* Action item: All the entries that follow are to be returned exactly.

(Exercise data Opens)

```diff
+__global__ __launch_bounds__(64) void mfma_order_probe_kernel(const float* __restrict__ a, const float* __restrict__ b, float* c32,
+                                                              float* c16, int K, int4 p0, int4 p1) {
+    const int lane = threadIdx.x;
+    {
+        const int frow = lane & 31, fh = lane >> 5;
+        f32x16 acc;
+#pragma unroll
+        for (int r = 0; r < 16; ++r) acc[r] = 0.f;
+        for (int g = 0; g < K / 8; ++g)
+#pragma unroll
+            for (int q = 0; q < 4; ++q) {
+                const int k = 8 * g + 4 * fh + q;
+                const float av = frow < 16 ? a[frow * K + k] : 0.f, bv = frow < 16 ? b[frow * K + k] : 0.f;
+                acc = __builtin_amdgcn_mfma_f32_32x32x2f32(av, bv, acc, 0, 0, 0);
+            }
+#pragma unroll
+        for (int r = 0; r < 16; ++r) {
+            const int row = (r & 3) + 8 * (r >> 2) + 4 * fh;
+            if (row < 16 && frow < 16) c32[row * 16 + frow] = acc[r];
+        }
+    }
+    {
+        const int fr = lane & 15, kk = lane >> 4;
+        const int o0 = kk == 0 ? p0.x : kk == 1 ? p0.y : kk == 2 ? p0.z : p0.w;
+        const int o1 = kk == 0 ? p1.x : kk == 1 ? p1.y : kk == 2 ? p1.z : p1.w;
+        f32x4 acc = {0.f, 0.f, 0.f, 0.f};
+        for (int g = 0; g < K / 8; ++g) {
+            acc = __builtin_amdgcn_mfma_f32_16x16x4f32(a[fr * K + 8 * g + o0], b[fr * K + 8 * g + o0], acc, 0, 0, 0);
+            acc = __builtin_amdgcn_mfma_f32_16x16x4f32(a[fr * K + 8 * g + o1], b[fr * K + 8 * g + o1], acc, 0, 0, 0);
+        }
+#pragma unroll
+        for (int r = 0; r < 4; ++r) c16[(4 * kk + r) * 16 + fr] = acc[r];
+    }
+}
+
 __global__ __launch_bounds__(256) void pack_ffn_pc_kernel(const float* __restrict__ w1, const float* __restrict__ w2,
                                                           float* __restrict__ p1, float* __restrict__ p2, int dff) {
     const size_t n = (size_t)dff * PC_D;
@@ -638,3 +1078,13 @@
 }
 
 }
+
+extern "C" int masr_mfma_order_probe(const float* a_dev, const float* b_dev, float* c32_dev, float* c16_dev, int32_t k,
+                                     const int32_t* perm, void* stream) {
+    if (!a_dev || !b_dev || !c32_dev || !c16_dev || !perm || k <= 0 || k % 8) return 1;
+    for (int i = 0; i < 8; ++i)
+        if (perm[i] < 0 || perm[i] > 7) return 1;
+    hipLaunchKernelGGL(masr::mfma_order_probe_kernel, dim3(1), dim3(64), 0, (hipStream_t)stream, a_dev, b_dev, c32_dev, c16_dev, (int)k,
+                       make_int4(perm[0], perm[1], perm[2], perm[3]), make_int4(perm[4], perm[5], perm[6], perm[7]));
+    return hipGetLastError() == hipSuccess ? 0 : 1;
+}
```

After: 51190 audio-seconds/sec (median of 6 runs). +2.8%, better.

(Exercise data Closes)

* Exercise response:
```diff
+__global__ __launch_bounds__(64) void mfma_order_probe_kernel(const float* __restrict__ a, const float* __restrict__ b, float* c32,
+                                                              float* c16, int K, int4 p0, int4 p1) {
+    const int lane = threadIdx.x;
+    {
+        const int frow = lane & 31, fh = lane >> 5;
+        f32x16 acc;
+#pragma unroll
+        for (int r = 0; r < 16; ++r) acc[r] = 0.f;
+        for (int g = 0; g < K / 8; ++g)
+#pragma unroll
+            for (int q = 0; q < 4; ++q) {
+                const int k = 8 * g + 4 * fh + q;
+                const float av = frow < 16 ? a[frow * K + k] : 0.f, bv = frow < 16 ? b[frow * K + k] : 0.f;
+                acc = __builtin_amdgcn_mfma_f32_32x32x2f32(av, bv, acc, 0, 0, 0);
+            }
+#pragma unroll
+        for (int r = 0; r < 16; ++r) {
+            const int row = (r & 3) + 8 * (r >> 2) + 4 * fh;
+            if (row < 16 && frow < 16) c32[row * 16 + frow] = acc[r];
+        }
+    }
+    {
+        const int fr = lane & 15, kk = lane >> 4;
+        const int o0 = kk == 0 ? p0.x : kk == 1 ? p0.y : kk == 2 ? p0.z : p0.w;
+        const int o1 = kk == 0 ? p1.x : kk == 1 ? p1.y : kk == 2 ? p1.z : p1.w;
+        f32x4 acc = {0.f, 0.f, 0.f, 0.f};
+        for (int g = 0; g < K / 8; ++g) {
+            acc = __builtin_amdgcn_mfma_f32_16x16x4f32(a[fr * K + 8 * g + o0], b[fr * K + 8 * g + o0], acc, 0, 0, 0);
+            acc = __builtin_amdgcn_mfma_f32_16x16x4f32(a[fr * K + 8 * g + o1], b[fr * K + 8 * g + o1], acc, 0, 0, 0);
+        }
+#pragma unroll
+        for (int r = 0; r < 4; ++r) c16[(4 * kk + r) * 16 + fr] = acc[r];
+    }
+}
+
 __global__ __launch_bounds__(256) void pack_ffn_pc_kernel(const float* __restrict__ w1, const float* __restrict__ w2,
                                                           float* __restrict__ p1, float* __restrict__ p2, int dff) {
     const size_t n = (size_t)dff * PC_D;
@@ -638,3 +1078,13 @@
 }
 
 }
+
+extern "C" int masr_mfma_order_probe(const float* a_dev, const float* b_dev, float* c32_dev, float* c16_dev, int32_t k,
+                                     const int32_t* perm, void* stream) {
+    if (!a_dev || !b_dev || !c32_dev || !c16_dev || !perm || k <= 0 || k % 8) return 1;
+    for (int i = 0; i < 8; ++i)
+        if (perm[i] < 0 || perm[i] > 7) return 1;
+    hipLaunchKernelGGL(masr::mfma_order_probe_kernel, dim3(1), dim3(64), 0, (hipStream_t)stream, a_dev, b_dev, c32_dev, c16_dev, (int)k,
+                       make_int4(perm[0], perm[1], perm[2], perm[3]), make_int4(perm[4], perm[5], perm[6], perm[7]));
+    return hipGetLastError() == hipSuccess ? 0 : 1;
+}
```

After: 51190 audio-seconds/sec (median of 6 runs). +2.8%, better.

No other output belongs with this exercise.